Roomsche catechismus. Deze bevatte van ouds het credo of apostolicum, het Pater noster en eenige kerkelijke gebeden.
Later werden daarbij gevoegd het Gloria en het Ave Maria. In den tijd van Karel den Grooten moesten de Peten de kinderen wennen aan de kerk en hun de geloofsartikelen en het Onze Vader inprenten.
Later werd deze taak door de geestelijkheid overgenomen. Zij bestond meer in geheugenwerk dan in een bewerken van de kinderziel.In de negende eeuw verschenen handleidingen. De Disputatio puerorum van Alcuinus en de Theottsca catechesis van Otfried van Weiszenburg. Bruno, bisschop van Würzburg, gaf een catechismus. Ook Thomas Aquinas bewerkte een commentaar op het Credo, Pater noster, Ave Maria, de Tien Geboden en de Sacramenten. Boven het materieele uitgaande en meer lettend op de methodiek is De parvulis ad christum trahendis van Joh. Gerson.
Zijn Opusculum is tevens een biechtboekje. Onder den invloed van het concilie van Trente, 1545—1563, herleefde de catechese en werden vele practische toepassingen en voorschriften gegeven. Zeer bekend is de Catechismus Romanus met een Epitome, een kort begrip, 1570. Eveneens de catechismus van Petr. Canisius. Ook deze bieden louter practijk.

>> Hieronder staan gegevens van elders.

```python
class StreamSynth:

    def __init__(self, width_mbs: int, height_mbs: int, seed: int = 0, *, cabac_like: bool = True,
                 t8x8: bool = False, scaling: bool = False, weighted: int = 0, deblock: bool = True,
                 slices_per_frame: int = 1, intra_in_inter: float = 0.05, p_skip: float = 0.1,
                 residual_prob: float = 0.3, num_refs: int = 2, mv_range: int = 64, pcm_prob: float = 0.0,
                 stress: bool = False, qp_base: int = 28, i_kinds=(P.MB_I4x4, P.MB_I16x16),
                 filter_offsets=(0, 0), deblock_idc: int = 0, n_slots: int = 6,
                 weight_denoms=None, weight_range=(-32, 96), offset_range=(-20, 20), weight_pins: float = 0.0,
                 scaling_range=(8, 40), level_ends: bool = False, mv_ends: float = 0.0, chroma_qp_offsets=None,
                 place=None, partitions=None, mv_classes=None, both_lists: bool = False, coded_all: bool = False):
        self.w, self.h = width_mbs, height_mbs
        self.rng = np.random.default_rng(seed)
        self.t8x8, self.scaling, self.weighted, self.deblock = t8x8, scaling, weighted, deblock
        self.slices_per_frame = slices_per_frame
        self.intra_in_inter, self.p_skip, self.residual_prob = intra_in_inter, p_skip, residual_prob
        self.num_refs, self.mv_range, self.pcm_prob, self.stress = num_refs, mv_range, pcm_prob, stress
        self.qp_base, self.i_kinds = qp_base, tuple(i_kinds)
        self.filter_offsets, self.deblock_idc = filter_offsets, deblock_idc
        self.n_slots = n_slots
        self.frame_no = 0
        self.refs: list[int] = []
        self.cabac_like = cabac_like
        self.weight_denoms = None if weight_denoms is None else [tuple(int(x) for x in p) for p in weight_denoms]
        self.weight_range, self.offset_range, self.weight_pins = tuple(weight_range), tuple(offset_range), weight_pins
        self.scaling_range, self.level_ends, self.mv_ends = tuple(scaling_range), level_ends, mv_ends
        self.lev_mode = 0
        assert partitions in (None, "4x4") and all(0 <= c <= 5 for c in (mv_classes or ()))
        self.place, self.partitions, self.both_lists, self.coded_all = place, partitions, both_lists, coded_all
        self.mv_classes = tuple(mv_classes) if mv_classes else None
        if chroma_qp_offsets is not None:
            self.cqp_off = (int(chroma_qp_offsets[0]), int(chroma_qp_offsets[1]))
        else:
            self.cqp_off = (int(self.rng.integers(-3, 4)), int(self.rng.integers(-3, 4)))

    def _free_slot(self) -> int:
        keep = set(self.refs[:max(self.num_refs, 2)])
        for s in range(self.n_slots):
            if s not in keep:
                return s
        raise RuntimeError("DPB too small")

    def _levels(self, n: int, qp: int, maxnz: int, lowfreq: int) -> np.ndarray:
        rng = self.rng
        c = np.zeros(n, np.int16)
        N = 4 if n == 16 else 8
        if self.lev_mode:
            return self._end_levels(n, N, maxnz, lowfreq)
        if self.stress:
            lim = 2000
        else:
            lim = max(1, min(48, 4000 // (16 << (qp // 6))))
        cnt = int(rng.integers(1, maxnz + 1))
        for _ in range(cnt):
            x, y = int(rng.integers(0, lowfreq)), int(rng.integers(0, lowfreq))
            v = int(rng.integers(-lim, lim + 1))
            c[(x % N) * N + (y % N)] = v if v else 1
        return c

    _INT16_ENDS = (32767, -32768, -32767, 16000, -16000, 127, -128, 128, -129)

    def _end_levels(self, n: int, N: int, maxnz: int, lowfreq: int) -> np.ndarray:
        rng = self.rng
        c = np.zeros(n, np.int16)
        for _ in range(int(rng.integers(1, maxnz + 1))):
            x, y = int(rng.integers(0, lowfreq)), int(rng.integers(0, lowfreq))
            if self.lev_mode == 1:
                v = self._INT16_ENDS[int(rng.integers(0, len(self._INT16_ENDS)))]
            else:
                v = int(rng.choice([-128, 127, -127, 126, int(rng.integers(-128, 128))]))
            c[(x % N) * N + (y % N)] = v if v else 1
        if self.lev_mode == 2:
            c[1], c[N] = -128, 127
        return c

    def _slice_params(self, b: P.PacketBuilder, ftype: str, first_mb: int, l0: list[int], l1: list[int]):
        rng = self.rng
        kw = dict(slice_type={"I": 2, "P": 0, "B": 1}[ftype], first_mb=first_mb, cabac=int(self.cabac_like),
                  FilterOffsetA=self.filter_offsets[0], FilterOffsetB=self.filter_offsets[1],
                  disable_deblocking_filter_idc=(self.deblock_idc if self.deblock else 1))
        if self.scaling:
            kw["weightScale4x4"] = rng.integers(*self.scaling_range, (6, 16)).astype(np.uint8)
# ... 42 lines not shown
            ftype = "I"
        dst = self._free_slot()
        b = P.PacketBuilder(W, H, dst, self.frame_no)
        if ftype == "P":
            l0, l1 = self.refs[:self.num_refs], []
        elif ftype == "B":
            l0 = self.refs[1:2] + self.refs[0:1] if len(self.refs) > 1 else self.refs[:1]
            l1 = self.refs[:2]
        else:
            l0 = l1 = []
        n_mbs = W * H
        bounds = sorted({0, *[int(x) for x in rng.integers(1, n_mbs, self.slices_per_frame - 1)]}) if self.slices_per_frame > 1 else [0]
        slice_of = np.zeros(n_mbs, np.int32)
        slice_ids = []
        for si, fm in enumerate(bounds):
            slice_ids.append(self._slice_params(b, ftype, fm, l0, l1))
            slice_of[fm:] = si
        first_of = np.array(bounds)[slice_of]
        qp = self.qp_base
        for addr in range(n_mbs):
            mbx, mby = addr % W, addr // W
            fm = int(first_of[addr])
            sidx = slice_ids[int(slice_of[addr])]

            def avail(n_addr: int, ok: bool) -> bool:
                return ok and n_addr >= fm
            A = avail(addr - 1, mbx > 0)
            B = avail(addr - W, mby > 0)
            C = avail(addr - W + 1, mby > 0 and mbx < W - 1)
            D = avail(addr - W - 1, mby > 0 and mbx > 0)
            flags = 0
            if self.deblock and self.deblock_idc != 1:
                flags |= P.MBF_DEBLOCK
                if mbx > 0 and (A or self.deblock_idc == 0):
                    flags |= P.MBF_EDGE_LEFT
                if mby > 0 and (B or self.deblock_idc == 0):
                    flags |= P.MBF_EDGE_TOP
            qp = int(np.clip(qp + rng.integers(-2, 3), 10 if not self.stress else 0, 45 if not self.stress else 51))
            qps = (qp, chroma_qp(qp, self.cqp_off[0]), chroma_qp(qp, self.cqp_off[1]))
            if self.level_ends:
                self.lev_mode = int(rng.integers(0, 3))
            placed = self.place(mbx, mby, W, H) if self.place is not None and ftype != "I" else None
            if placed is None:
                inter = ftype != "I" and rng.random() >= self.intra_in_inter
                pcm = not inter and rng.random() < self.pcm_prob
            else:
                assert placed in ("intra", "inter", "pcm"), placed
                inter, pcm = placed == "inter", placed == "pcm"
            if pcm:
                b.set_mb(addr, kind=P.MB_PCM, slice_idx=sidx, qp=(0, chroma_qp(0, self.cqp_off[0]), chroma_qp(0, self.cqp_off[1])),
                         flags=flags, nz_mask=0xffff, pcm=rng.integers(0, 256, 384, dtype=np.uint8).tobytes())
                continue
            luma_blocks, chroma_blocks, luma_dc, chroma_dc = {}, {}, None, None
            full = inter and self.coded_all
            has_res = (not inter) or full or rng.random() < self.residual_prob
            kind = P.MB_INTER
            t8 = False
            kw = {}
            if inter:
                if self.partitions == "4x4":
                    t8 = False
                else:
                    t8 = self.t8x8 and (full or rng.random() < 0.5)
                kw["motion"] = self._motion(ftype, l0, l1, t8)
            else:
                kinds = list(self.i_kinds)
                kind = int(kinds[int(rng.integers(0, len(kinds)))])
                kw["chroma_mode"] = int(rng.choice(modes_chroma(A, B, D)))
                if kind == P.MB_I16x16:
                    kw["i16_mode"] = int(rng.choice(modes16x16(A, B, D)))
                elif kind == P.MB_I8x8:
                    t8 = True
                    mm = []
                    for blk in range(4):
                        bx, by = blk & 1, blk >> 1
                        a = A if bx == 0 else True
                        bb = B if by == 0 else True
                        c = (B if bx == 0 else C) if by == 0 else (bx == 0)
                        d = (D if bx == 0 else B) if by == 0 else (A if bx == 0 else True)
                        mm.append(int(rng.choice(modes8x8(a, bb, c, d))))
                    kw["modes"] = mm
                else:
                    mm = []
                    for k in range(16):
                        bx, by = int(P.BX[k]) // 4, int(P.BY[k]) // 4
                        a = A if bx == 0 else True
                        bb = B if by == 0 else True
                        if by == 0:
                            c = B if bx < 3 else C
                        elif bx == 3:
                            c = False
                        else:
                            c = P.blk_index(bx + 1, by - 1) < k
                        d = (D if bx == 0 else B) if by == 0 else (A if bx == 0 else True)
                        mm.append(int(rng.choice(modes4x4(a, bb, c, d))))
                    kw["modes"] = mm
            nz = 0
            if has_res:
                if kind == P.MB_I16x16:
                    if rng.random() < 0.8:
                        luma_dc = self._levels(16, qp, 6, 4)
                    if rng.random() < 0.5:
                        for k in range(16):
                            if rng.random() < 0.5:
                                c = self._levels(16, qp, 4, 3)
                                c[0] = 0
                                luma_blocks[k] = c
                                nz |= 1 << k
                elif t8:
                    for blk in range(4):
                        if full or rng.random() < 0.6:
                            luma_blocks[blk * 4] = self._levels(64, qp, 8, 4)
                            nz |= 0xf << (blk * 4)
                else:
                    for k in range(16):
                        if full or rng.random() < 0.5:
                            luma_blocks[k] = self._levels(16, qp, 6, 3)
                            nz |= 1 << k
                if self.lev_mode == 2 and not luma_blocks:
                    c = self._levels(16, qp, 4, 3)
                    c[0] = 0 if kind == P.MB_I16x16 else c[0]
                    luma_blocks[0] = c if not t8 else np.resize(c, 64)
                    nz |= 1 if not t8 else 0xf
                if full or rng.random() < 0.6:
                    chroma_dc = self._levels(16, qps[1], 4, 4)[:8].copy()
                    chroma_dc[0] |= 1
                    if full or rng.random() < 0.5:
                        for k in range(8):
                            if full or rng.random() < 0.5:
                                c = self._levels(16, qps[1 + (k >> 2)], 4, 3)
                                c[0] = 0
                                chroma_blocks[k] = c
            if t8:
                flags |= P.MBF_T8x8
            b.set_mb(addr, kind=kind, slice_idx=sidx, qp=qps, flags=flags, nz_mask=nz, luma_dc=luma_dc,
                     chroma_dc=chroma_dc, luma_blocks=luma_blocks, chroma_blocks=chroma_blocks, **kw)
        self.frame_no += 1
        if ftype != "B":
            self.refs.insert(0, dst)
            del self.refs[max(self.num_refs, 2):]
        return b.finish()

    def _motion(self, ftype: str, l0: list[int], l1: list[int], t8: bool) -> dict:
        rng = self.rng
        refPic = np.full(8, -1, np.int8)
        refIdx = np.full(8, -1, np.int8)
        mvs = np.zeros((2, 16, 2), np.int16)
        r = rng.random()
        if r < self.p_skip or (r < 0.5 + self.p_skip / 2):
            shape = 0
        elif r < 0.7:
            shape = 1
        else:
            shape = 2
        if self.partitions == "4x4":
            shape = 2
        big = rng.random() < 0.05
# ... 70 lines not shown
```

Baseline: 98030.

## Route intra neighbour loads through LDS DMA and use partial vmcnt waits

Measured after the change: 98930, median of 6. No clear change (+0.9%).

```diff
diff --git a/edge264_amd/csrc/e264_intra.h b/edge264_amd/csrc/e264_intra.h
--- a/edge264_amd/csrc/e264_intra.h
+++ b/edge264_amd/csrc/e264_intra.h
@@ -187,27 +187,48 @@
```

Possevin in zijn Epistoia de ratione docendi catechismi, 1583. en C. Borromeus gaan dieper. Tegen het einde der 17de eeuw kwam een betere theorie. P. Neumayr in zijn Rhetorica catechetica (1766) onderscheidt in de methode: propositio, explicatio, applicatio en excercitatio. Tegenwoordig legt de Roomsche kerk zich met alle kracht toe op de jeugdzorg en de leiding van de kinderziel.